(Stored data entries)
## Files before the change

### vorta_amd/csrc/attn_fwd.hip

```cpp
#include <hip/hip_runtime.h>
#include <stdint.h>

#include "vorta_hip.h"
#include "common.h"

#include "attn_common.h"
#include "attn_fwd_diag.inc"

namespace {
using namespace vorta_attn;

template <typename T, int NW>
__global__ __launch_bounds__(NW * 64, 2) void attn_fwd_kernel(const Params p) {
  using V8 = typename MF<T>::v8;
  using V4 = typename MF<T>::v4;
  constexpr int NT = NW * 64;
  constexpr int QB = NW * 32;
  constexpr int CH = (KVB * 16) / NT;
  constexpr int ROWSTEP = NT / 16;

  __shared__ __attribute__((aligned(16))) char smem[2 * BUF_BYTES];

  const int wg = live_order(p, blockIdx.x, gridDim.x, p.xcd_remap);
  const int sp = wg % p.n_splits;
  const int rest = wg / p.n_splits;
  const int n_qb = p.n_groups * p.blocks_per_group;
  const int qb = rest % n_qb;
  const int y = rest / n_qb;
  if (p.n_heads_dev && y >= *p.n_heads_dev) return;
  const int head = p.head_list ? p.head_list[y] : y;
  int grp, p0, pend;
  q_block_of(p, qb, QB, grp, p0, pend);

  const int tid = threadIdx.x;
  const int lane = tid & 63;
  const int wave = __builtin_amdgcn_readfirstlane(tid >> 6);
  const int r32 = lane & 31;
  const int hh = lane >> 5;

  const int n_kv = p.n_kv_dev ? max(1, min(*p.n_kv_dev, p.n_kv)) : p.n_kv;
  const int q_valid = p.q_valid_dev ? min(*p.q_valid_dev, p.q_valid) : p.q_valid;
  const int nblk_total = (n_kv + KVB - 1) / KVB;
  const int blk0 = sp * p.blocks_per_split;
  const int blk1 = min(blk0 + p.blocks_per_split, nblk_total);

  const int wrow0 = p0 + wave * 32;
  const bool wave_active = wrow0 < pend;
  const int my_p = wrow0 + r32;
  const bool row_ok = my_p < pend;
  const int ld_p = min(my_p, pend - 1);
  const int32_t* q_rows = p.q_rows ? p.q_rows + (int64_t)y * p.q_rows_sh : nullptr;
  const int64_t my_row = q_rows ? (int64_t)q_rows[ld_p] : (int64_t)(p.q_row_offset + ld_p);

  V8 qf[8];
  {
    const char* qp = p.q + (int64_t)head * p.q_sh + my_row * p.q_ss + hh * 16;
#pragma unroll
    for (int ks = 0; ks < 8; ++ks) qf[ks] = *(const V8*)(qp + ks * 32);
  }

  const int32_t* kv_rows =
      p.kv_rows ? p.kv_rows + (int64_t)y * p.kv_rows_sh + (int64_t)grp * p.kv_rows_sg : nullptr;
  const char* kbase = p.k + (int64_t)head * p.k_sh + (tid & 15) * 16;
  const char* vbase = p.v + (int64_t)head * p.v_sh + (tid & 15) * 16;
  const int lrow0 = tid >> 4;
  const int lcc = tid & 15;
  int k_wr[CH], v_wr[CH];
#pragma unroll
  for (int i = 0; i < CH; ++i) {
    const int row = lrow0 + i * ROWSTEP;
    k_wr[i] = row * ROWB + ((lcc ^ (row & 15)) << 4);
    v_wr[i] = TILE_BYTES + row * ROWB + ((lcc ^ ((row & 3) << 2)) << 4);
  }
  u32x4 kreg[CH], vreg[CH];
  int64_t nrow[CH];
#define FETCH_ROWS(blk_)                                                          \
  _Pragma("unroll") for (int i_ = 0; i_ < CH; ++i_) {                             \
    const int pos_ = min((blk_) * KVB + lrow0 + i_ * ROWSTEP, n_kv - 1);          \
    nrow[i_] = kv_rows ? (int64_t)kv_rows[pos_] : (int64_t)(p.kv_row_offset + pos_); \
  }
#define ISSUE_LOADS()                                                             \
  _Pragma("unroll") for (int i_ = 0; i_ < CH; ++i_) {                             \
    kreg[i_] = *(const u32x4*)(kbase + nrow[i_] * p.k_ss);                        \
    vreg[i_] = *(const u32x4*)(vbase + nrow[i_] * p.v_ss);                        \
  }
#define WRITE_LDS(buf_)                                                           \
  _Pragma("unroll") for (int i_ = 0; i_ < CH; ++i_) {                             \
    *(u32x4*)(smem + (buf_) * BUF_BYTES + k_wr[i_]) = kreg[i_];                   \
    *(u32x4*)(smem + (buf_) * BUF_BYTES + v_wr[i_]) = vreg[i_];                   \
  }

  int k_rd[8];
#pragma unroll
  for (int ks = 0; ks < 8; ++ks) k_rd[ks] = r32 * ROWB + (((2 * ks + hh) ^ (r32 & 15)) << 4);
  int v_rd[4];
  {
    const int g = lane >> 4, i16 = lane & 15, q4 = i16 >> 2, pp = i16 & 3;
#pragma unroll
    for (int dt = 0; dt < 4; ++dt)
      v_rd[dt] = TILE_BYTES + (4 * (g >> 1) + q4) * ROWB + ((dt ^ q4) << 6) + 32 * (g & 1) + 8 * pp;
  }

  f32x16 o[4];
#pragma unroll
  for (int dt = 0; dt < 4; ++dt)
#pragma unroll
    for (int i = 0; i < 16; ++i) o[dt][i] = 0.f;
  float m_run = -1e30f, l_run = 0.f;
  const float c = p.scale_log2;

  if (blk0 < blk1) {
    FETCH_ROWS(blk0);
    ISSUE_LOADS();
    if (blk0 + 1 < blk1) { FETCH_ROWS(blk0 + 1); }
    WRITE_LDS(0);
    if (blk0 + 1 < blk1) { ISSUE_LOADS(); }
    if (blk0 + 2 < blk1) { FETCH_ROWS(blk0 + 2); }
    __syncthreads();
  }

  for (int blk = blk0; blk < blk1; ++blk) {
    const int buf = (blk - blk0) & 1;
    const char* sb = smem + buf * BUF_BYTES;
    V8 pb[4];
    if (wave_active) {
      f32x16 s0, s1;
#pragma unroll
      for (int i = 0; i < 16; ++i) { s0[i] = 0.f; s1[i] = 0.f; }
#pragma unroll
      for (int ks = 0; ks < 8; ++ks) {
        const V8 k0 = *(const V8*)(sb + k_rd[ks]);
        const V8 k1 = *(const V8*)(sb + k_rd[ks] + 32 * ROWB);
        s0 = MF<T>::mfma(k0, qf[ks], s0);
        s1 = MF<T>::mfma(k1, qf[ks], s1);
      }
      const int kv0 = blk * KVB;
      if (kv0 + KVB > n_kv) {
#pragma unroll
        for (int i = 0; i < 16; ++i) {
          const int row = (i & 3) + 8 * (i >> 2) + 4 * hh;
          if (kv0 + row >= n_kv) s0[i] = -INFINITY;
          if (kv0 + 32 + row >= n_kv) s1[i] = -INFINITY;
        }
      }
      float mx = s0[0];
#pragma unroll
      for (int i = 1; i < 16; ++i) mx = fmaxf(mx, s0[i]);
#pragma unroll
      for (int i = 0; i < 16; ++i) mx = fmaxf(mx, s1[i]);
      mx = half_max(mx);
      const float m_new = fmaxf(m_run, mx);
      if (!__all(m_new == m_run)) {
        const float alpha = __builtin_amdgcn_exp2f((m_run - m_new) * c);
#pragma unroll
        for (int dt = 0; dt < 4; ++dt)
#pragma unroll
          for (int i = 0; i < 16; ++i) o[dt][i] *= alpha;
        l_run *= alpha;
        m_run = m_new;
      }
      const float mc = m_run * c;
      float lsum = 0.f;
#pragma unroll
      for (int i = 0; i < 16; ++i) {
        s0[i] = __builtin_amdgcn_exp2f(fmaf(s0[i], c, -mc));
        s1[i] = __builtin_amdgcn_exp2f(fmaf(s1[i], c, -mc));
        lsum += s0[i] + s1[i];
      }
      l_run += lsum;
#pragma unroll
      for (int j = 0; j < 8; ++j) {
        pb[0][j] = (T)s0[j];
        pb[1][j] = (T)s0[8 + j];
        pb[2][j] = (T)s1[j];
        pb[3][j] = (T)s1[8 + j];
      }
    }
    if (blk + 1 < blk1) {
      WRITE_LDS(buf ^ 1);
      if (blk + 2 < blk1) { ISSUE_LOADS(); }
      if (blk + 3 < blk1) { FETCH_ROWS(blk + 3); }
    }
    if (wave_active) {
#pragma unroll
      for (int dt = 0; dt < 4; ++dt) {
#pragma unroll
        for (int kg = 0; kg < 4; ++kg) {
          const V4 lo = MF<T>::tr(sb + v_rd[dt] + (16 * kg) * ROWB);
          const V4 hi = MF<T>::tr(sb + v_rd[dt] + (16 * kg + 8) * ROWB);
          V8 vf;
#pragma unroll
          for (int j = 0; j < 4; ++j) { vf[j] = lo[j]; vf[4 + j] = hi[j]; }
          o[dt] = MF<T>::mfma(vf, pb[kg], o[dt]);
        }
      }
    }
    __syncthreads();
  }

  if (!wave_active) return;
  const float l_tot = half_sum(l_run);
  if (p.n_splits > 1) {
    if (row_ok) {
      const int64_t slot = ((int64_t)y * p.n_splits + sp) * p.n_q + my_p;
      float* wo = p.ws_o + slot * D;
#pragma unroll
      for (int dt = 0; dt < 4; ++dt)
#pragma unroll
        for (int rg = 0; rg < 4; ++rg) {
          f32x4 v = {o[dt][4 * rg], o[dt][4 * rg + 1], o[dt][4 * rg + 2], o[dt][4 * rg + 3]};
          *(f32x4*)(wo + 32 * dt + 8 * rg + 4 * hh) = v;
        }
      if (hh == 0) {
        p.ws_ml[slot * 2] = m_run * c;
        p.ws_ml[slot * 2 + 1] = l_tot;
      }
    }
    return;
  }
  if (!row_ok) return;
  const float inv = (my_p < q_valid && l_tot > 0.f) ? 1.f / l_tot : 0.f;
  uint2 packed[16];
#pragma unroll
  for (int dt = 0; dt < 4; ++dt)
#pragma unroll
    for (int rg = 0; rg < 4; ++rg) {
      V4 t;
#pragma unroll
      for (int j = 0; j < 4; ++j) t[j] = (T)(o[dt][4 * rg + j] * inv);
      packed[dt * 4 + rg] = *(uint2*)&t;
    }
  char* obase = p.o + (int64_t)head * p.o_sh + hh * 8;
  auto store_row = [&](int64_t row) {
    char* op = obase + row * p.o_ss;
#pragma unroll
    for (int dt = 0; dt < 4; ++dt)
#pragma unroll
      for (int rg = 0; rg < 4; ++rg) *(uint2*)(op + (32 * dt + 8 * rg) * 2) = packed[dt * 4 + rg];
  };
  store_row(my_row);
  if (p.dup_rows && my_p < p.n_dup_pos) {
    const int32_t* dr = p.dup_rows + (int64_t)y * p.dup_rows_sh + (int64_t)my_p * p.n_dup;
    for (int i = 0; i < p.n_dup; ++i) store_row((int64_t)dr[i]);
  }
}
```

> **ASSIGNMENT**: For every line of the entries holding the string "namespace", add one to a tally; give the final figure only.

> **SOLUTION TO THIS EXERCISE**: 2